[Directions for this task] Copy the records below without altering a single word.

[Collection entries]
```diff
@@ -871,6 +991,33 @@
             o[5] = stamp() - tbegin; o[6] = ktiles; o[7] = tbegin;
         }
     }
+}
+
+template <int NT, int PREC = 0, int A16 = 0, int DIAG = 0>
+__global__ __launch_bounds__(256, 2) void gemm_ln_rows(
+    const float *__restrict__ A, const float *__restrict__ W, const float *__restrict__ bias,
+    const float *__restrict__ res, const float *__restrict__ gamma, const float *__restrict__ beta,
+    float *__restrict__ out, int M, int K,
+    const float *__restrict__ score_w, const float *__restrict__ score_b, int num_classes,
+    int sigmoid, float *__restrict__ scores, unsigned long long *__restrict__ diag = nullptr) {
+    ln_rows_tiles<NT, PREC, A16, DIAG, 0>(A, W, bias, res, gamma, beta, out, M, K, score_w, score_b, num_classes, sigmoid, scores, diag,
+                                          LnTail{nullptr, nullptr, nullptr, 0, 0, 0});
+}
+
+__global__ __launch_bounds__(256, 2) void layer_outproj_ln_fc1(
+    const float *__restrict__ A, const float *__restrict__ W, const float *__restrict__ bias,
+    const float *__restrict__ res, const float *__restrict__ gamma, const float *__restrict__ beta,
+    float *__restrict__ out, int M, int K, const float *__restrict__ W1, const float *__restrict__ b1, float *__restrict__ hidden) {
+    ln_rows_tiles<8, 0, 0, 0, 1>(A, W, bias, res, gamma, beta, out, M, K, nullptr, nullptr, 0, 0, nullptr, nullptr,
+                                 LnTail{W1, b1, hidden, 0, 0, 0});
+}
+__global__ __launch_bounds__(256, 2) void layer_fc2_ln_qkv(
+    const float *__restrict__ A, const float *__restrict__ W, const float *__restrict__ bias,
+    const float *__restrict__ res, const float *__restrict__ gamma, const float *__restrict__ beta,
+    float *__restrict__ out, int M, int K, const float *__restrict__ Wqkv, const float *__restrict__ bqkv, float *__restrict__ qkv,
+    int T, int H, int dhs) {
+    ln_rows_tiles<8, 0, 0, 0, 2>(A, W, bias, res, gamma, beta, out, M, K, nullptr, nullptr, 0, 0, nullptr, nullptr,
+                                 LnTail{Wqkv, bqkv, qkv, T, H, dhs});
 }
 
 #ifdef VS_WITH_DIAG
@@ -2173,3 +2320,30 @@
     VSK_CHECK_LAUNCH();
     return 0;
 }
+
+bool vsk_layer_fused_supported(int M, int d) { return d == 256 && M > skinny_max_rows() && M <= (1 << 20); }
+
+int vsk_outproj_ln_fc1(const float *att, const float *Wo, const float *bo, const float *res, const float *gamma, const float *beta,
+                       float *h1, const float *W1, const float *b1, float *hidden, int M, int d, hipStream_t st) {
+    if (!vsk_layer_fused_supported(M, d)) return -1;
+    int blocks = persistent_blocks((M + 127) / 128);
+    if (blocks < 0) return (int)hipErrorInvalidDevice;
+    if (blocks > (M + 127) / 128) blocks = (M + 127) / 128;
+    hipLaunchKernelGGL(layer_outproj_ln_fc1, dim3(blocks), dim3(256), 0, st, att, Wo, bo, res, gamma, beta, h1, M, d, W1, b1, hidden);
+    VSK_CHECK_LAUNCH();
+    return 0;
+}
+
+int vsk_fc2_ln_qkv(const float *hidden, const float *W2, const float *b2, const float *res, const float *gamma, const float *beta,
+                   float *out, const float *Wqkv, const float *bqkv, float *qkv, int B, int T, int d, int H, hipStream_t st) {
+    const int M = B * T;
+    if (!vsk_layer_fused_supported(M, d) || H <= 0 || d % H || (d / H) % 32) return -1;
+    int dhs = 5;
+    while ((1 << dhs) < d / H) ++dhs;
+    int blocks = persistent_blocks((M + 127) / 128);
+    if (blocks < 0) return (int)hipErrorInvalidDevice;
+    if (blocks > (M + 127) / 128) blocks = (M + 127) / 128;
+    hipLaunchKernelGGL(layer_fc2_ln_qkv, dim3(blocks), dim3(256), 0, st, hidden, W2, b2, res, gamma, beta, out, M, 4 * d, Wqkv, bqkv, qkv, T, H, dhs);
+    VSK_CHECK_LAUNCH();
+    return 0;
+}
diff --git a/video-summarization_amd/csrc/vs_scorer.cpp b/video-summarization_amd/csrc/vs_scorer.cpp
--- a/video-summarization_amd/csrc/vs_scorer.cpp
+++ b/video-summarization_amd/csrc/vs_scorer.cpp
@@ -110,6 +110,7 @@
     {"VS_GEMM_NWM2", &VskOptions::gemm_nwm2, 0},         {"VS_GEMM_NJ2", &VskOptions::gemm_nj2, 0},
     {"VS_ATTN_NW4", &VskOptions::attn_nw4, 0},           {"VS_ATTN_LP_SIMPLE", &VskOptions::attn_lp_simple, 0},
     {"VS_MLP_FUSION", &VskOptions::mlp_fusion, 0},       {"VS_MLP_ABL", &VskOptions::mlp_abl, 0},
+    {"VS_EXACT_UNFUSED", &VskOptions::exact_unfused, 0},
     {"VS_ATTN_LEGACY", &VskOptions::attn_legacy, 0},     {"VS_LP_STORE32", &VskOptions::lp_store32, 0},
     {"VS_LP_MLP_UNFUSED", &VskOptions::lp_mlp_unfused, 0}, {"VS_LP_TAIL_UNFUSED", &VskOptions::lp_tail_unfused, 0},
     {"VS_LP_QKV_UNFUSED", &VskOptions::lp_qkv_unfused, 0}, {"VS_LP_EMBED_UNFUSED", &VskOptions::lp_embed_unfused, 0},
@@ -444,6 +445,8 @@
     void *h16 = ffn + 2 * md;
 
     const bool qkv_fused = mlp16 && qkv16 && !vsk_options().lp_qkv_unfused;
+    const bool exact_fused = lbf == 0 && aprec == 0 && !embedded && !splitk && !opt.exact_unfused && vsk_layer_fused_supported(M, d) &&
+                             d % H == 0 && (d / H) % 32 == 0;
     bool have_qkv = false;
     const float *pe_rows = pk ? pk->pe_rows : (w->has_pe ? w->p(w->pe) : nullptr);
     if (cls) {
@@ -549,6 +552,23 @@
             continue;
         }
         have_qkv = false;
+        if (exact_fused) {
+            {
+                StageScope ps(VS_STAGE_FC1, st);
+                VS_LAUNCH(vsk_outproj_ln_fc1(att, w->p(P.wo), w->p(P.bo), h0, w->p(P.ln1g), w->p(P.ln1b), h1, w->p(P.w1), w->p(P.b1), ffn, M, d, st));
+            }
+            StageScope ps(VS_STAGE_FC2_LN, st);
+            if (last) {
+                VS_LAUNCH(vsk_linear_res_ln(ffn, w->p(P.w2), w->p(P.f_w2), w->p(P.b2), h1, w->p(P.ln2g), w->p(P.ln2b), dst, M, d, 4 * d,
+                                            w->p(w->final_w), w->p(w->final_b), D.num_classes, sig, scores, 0, st));
+            } else {
+                const LayerOff &N = w->layers[l + 1];
+                VS_LAUNCH(vsk_fc2_ln_qkv(ffn, w->p(P.w2), w->p(P.b2), h1, w->p(P.ln2g), w->p(P.ln2b), dst, w->p(N.wqkv), w->p(N.bqkv), qkv,
+                                         B, T, d, H, st));
+                have_qkv = true;
+            }
+            continue;
+        }
         const bool split_ln = d > 256 || embedded;
         {
             StageScope ps(VS_STAGE_OUTPROJ_LN, st);
```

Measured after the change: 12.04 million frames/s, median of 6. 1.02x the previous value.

[Written solution]
```diff
@@ -871,6 +991,33 @@
             o[5] = stamp() - tbegin; o[6] = ktiles; o[7] = tbegin;
         }
     }
+}
+
+template <int NT, int PREC = 0, int A16 = 0, int DIAG = 0>
+__global__ __launch_bounds__(256, 2) void gemm_ln_rows(
+    const float *__restrict__ A, const float *__restrict__ W, const float *__restrict__ bias,
+    const float *__restrict__ res, const float *__restrict__ gamma, const float *__restrict__ beta,
+    float *__restrict__ out, int M, int K,
+    const float *__restrict__ score_w, const float *__restrict__ score_b, int num_classes,
+    int sigmoid, float *__restrict__ scores, unsigned long long *__restrict__ diag = nullptr) {
+    ln_rows_tiles<NT, PREC, A16, DIAG, 0>(A, W, bias, res, gamma, beta, out, M, K, score_w, score_b, num_classes, sigmoid, scores, diag,
+                                          LnTail{nullptr, nullptr, nullptr, 0, 0, 0});
+}
+
+__global__ __launch_bounds__(256, 2) void layer_outproj_ln_fc1(
+    const float *__restrict__ A, const float *__restrict__ W, const float *__restrict__ bias,
+    const float *__restrict__ res, const float *__restrict__ gamma, const float *__restrict__ beta,
+    float *__restrict__ out, int M, int K, const float *__restrict__ W1, const float *__restrict__ b1, float *__restrict__ hidden) {
+    ln_rows_tiles<8, 0, 0, 0, 1>(A, W, bias, res, gamma, beta, out, M, K, nullptr, nullptr, 0, 0, nullptr, nullptr,
+                                 LnTail{W1, b1, hidden, 0, 0, 0});
+}
+__global__ __launch_bounds__(256, 2) void layer_fc2_ln_qkv(
+    const float *__restrict__ A, const float *__restrict__ W, const float *__restrict__ bias,
+    const float *__restrict__ res, const float *__restrict__ gamma, const float *__restrict__ beta,
+    float *__restrict__ out, int M, int K, const float *__restrict__ Wqkv, const float *__restrict__ bqkv, float *__restrict__ qkv,
+    int T, int H, int dhs) {
+    ln_rows_tiles<8, 0, 0, 0, 2>(A, W, bias, res, gamma, beta, out, M, K, nullptr, nullptr, 0, 0, nullptr, nullptr,
+                                 LnTail{Wqkv, bqkv, qkv, T, H, dhs});
 }
 
 #ifdef VS_WITH_DIAG
@@ -2173,3 +2320,30 @@
     VSK_CHECK_LAUNCH();
     return 0;
 }
+
+bool vsk_layer_fused_supported(int M, int d) { return d == 256 && M > skinny_max_rows() && M <= (1 << 20); }
+
+int vsk_outproj_ln_fc1(const float *att, const float *Wo, const float *bo, const float *res, const float *gamma, const float *beta,
+                       float *h1, const float *W1, const float *b1, float *hidden, int M, int d, hipStream_t st) {
+    if (!vsk_layer_fused_supported(M, d)) return -1;
+    int blocks = persistent_blocks((M + 127) / 128);
+    if (blocks < 0) return (int)hipErrorInvalidDevice;
+    if (blocks > (M + 127) / 128) blocks = (M + 127) / 128;
+    hipLaunchKernelGGL(layer_outproj_ln_fc1, dim3(blocks), dim3(256), 0, st, att, Wo, bo, res, gamma, beta, h1, M, d, W1, b1, hidden);
+    VSK_CHECK_LAUNCH();
+    return 0;
+}
+
+int vsk_fc2_ln_qkv(const float *hidden, const float *W2, const float *b2, const float *res, const float *gamma, const float *beta,
+                   float *out, const float *Wqkv, const float *bqkv, float *qkv, int B, int T, int d, int H, hipStream_t st) {
+    const int M = B * T;
+    if (!vsk_layer_fused_supported(M, d) || H <= 0 || d % H || (d / H) % 32) return -1;
+    int dhs = 5;
+    while ((1 << dhs) < d / H) ++dhs;
+    int blocks = persistent_blocks((M + 127) / 128);
+    if (blocks < 0) return (int)hipErrorInvalidDevice;
+    if (blocks > (M + 127) / 128) blocks = (M + 127) / 128;
+    hipLaunchKernelGGL(layer_fc2_ln_qkv, dim3(blocks), dim3(256), 0, st, hidden, W2, b2, res, gamma, beta, out, M, 4 * d, Wqkv, bqkv, qkv, T, H, dhs);
+    VSK_CHECK_LAUNCH();
+    return 0;
+}
diff --git a/video-summarization_amd/csrc/vs_scorer.cpp b/video-summarization_amd/csrc/vs_scorer.cpp
--- a/video-summarization_amd/csrc/vs_scorer.cpp
+++ b/video-summarization_amd/csrc/vs_scorer.cpp
@@ -110,6 +110,7 @@
     {"VS_GEMM_NWM2", &VskOptions::gemm_nwm2, 0},         {"VS_GEMM_NJ2", &VskOptions::gemm_nj2, 0},
     {"VS_ATTN_NW4", &VskOptions::attn_nw4, 0},           {"VS_ATTN_LP_SIMPLE", &VskOptions::attn_lp_simple, 0},
     {"VS_MLP_FUSION", &VskOptions::mlp_fusion, 0},       {"VS_MLP_ABL", &VskOptions::mlp_abl, 0},
+    {"VS_EXACT_UNFUSED", &VskOptions::exact_unfused, 0},
     {"VS_ATTN_LEGACY", &VskOptions::attn_legacy, 0},     {"VS_LP_STORE32", &VskOptions::lp_store32, 0},
     {"VS_LP_MLP_UNFUSED", &VskOptions::lp_mlp_unfused, 0}, {"VS_LP_TAIL_UNFUSED", &VskOptions::lp_tail_unfused, 0},
     {"VS_LP_QKV_UNFUSED", &VskOptions::lp_qkv_unfused, 0}, {"VS_LP_EMBED_UNFUSED", &VskOptions::lp_embed_unfused, 0},
@@ -444,6 +445,8 @@
     void *h16 = ffn + 2 * md;
 
     const bool qkv_fused = mlp16 && qkv16 && !vsk_options().lp_qkv_unfused;
+    const bool exact_fused = lbf == 0 && aprec == 0 && !embedded && !splitk && !opt.exact_unfused && vsk_layer_fused_supported(M, d) &&
+                             d % H == 0 && (d / H) % 32 == 0;
     bool have_qkv = false;
     const float *pe_rows = pk ? pk->pe_rows : (w->has_pe ? w->p(w->pe) : nullptr);
     if (cls) {
@@ -549,6 +552,23 @@
             continue;
         }
         have_qkv = false;
+        if (exact_fused) {
+            {
+                StageScope ps(VS_STAGE_FC1, st);
+                VS_LAUNCH(vsk_outproj_ln_fc1(att, w->p(P.wo), w->p(P.bo), h0, w->p(P.ln1g), w->p(P.ln1b), h1, w->p(P.w1), w->p(P.b1), ffn, M, d, st));
+            }
+            StageScope ps(VS_STAGE_FC2_LN, st);
+            if (last) {
+                VS_LAUNCH(vsk_linear_res_ln(ffn, w->p(P.w2), w->p(P.f_w2), w->p(P.b2), h1, w->p(P.ln2g), w->p(P.ln2b), dst, M, d, 4 * d,
+                                            w->p(w->final_w), w->p(w->final_b), D.num_classes, sig, scores, 0, st));
+            } else {
+                const LayerOff &N = w->layers[l + 1];
+                VS_LAUNCH(vsk_fc2_ln_qkv(ffn, w->p(P.w2), w->p(P.b2), h1, w->p(P.ln2g), w->p(P.ln2b), dst, w->p(N.wqkv), w->p(N.bqkv), qkv,
+                                         B, T, d, H, st));
+                have_qkv = true;
+            }
+            continue;
+        }
         const bool split_ln = d > 256 || embedded;
         {
             StageScope ps(VS_STAGE_OUTPROJ_LN, st);
```

Measured after the change: 12.04 million frames/s, median of 6. 1.02x the previous value.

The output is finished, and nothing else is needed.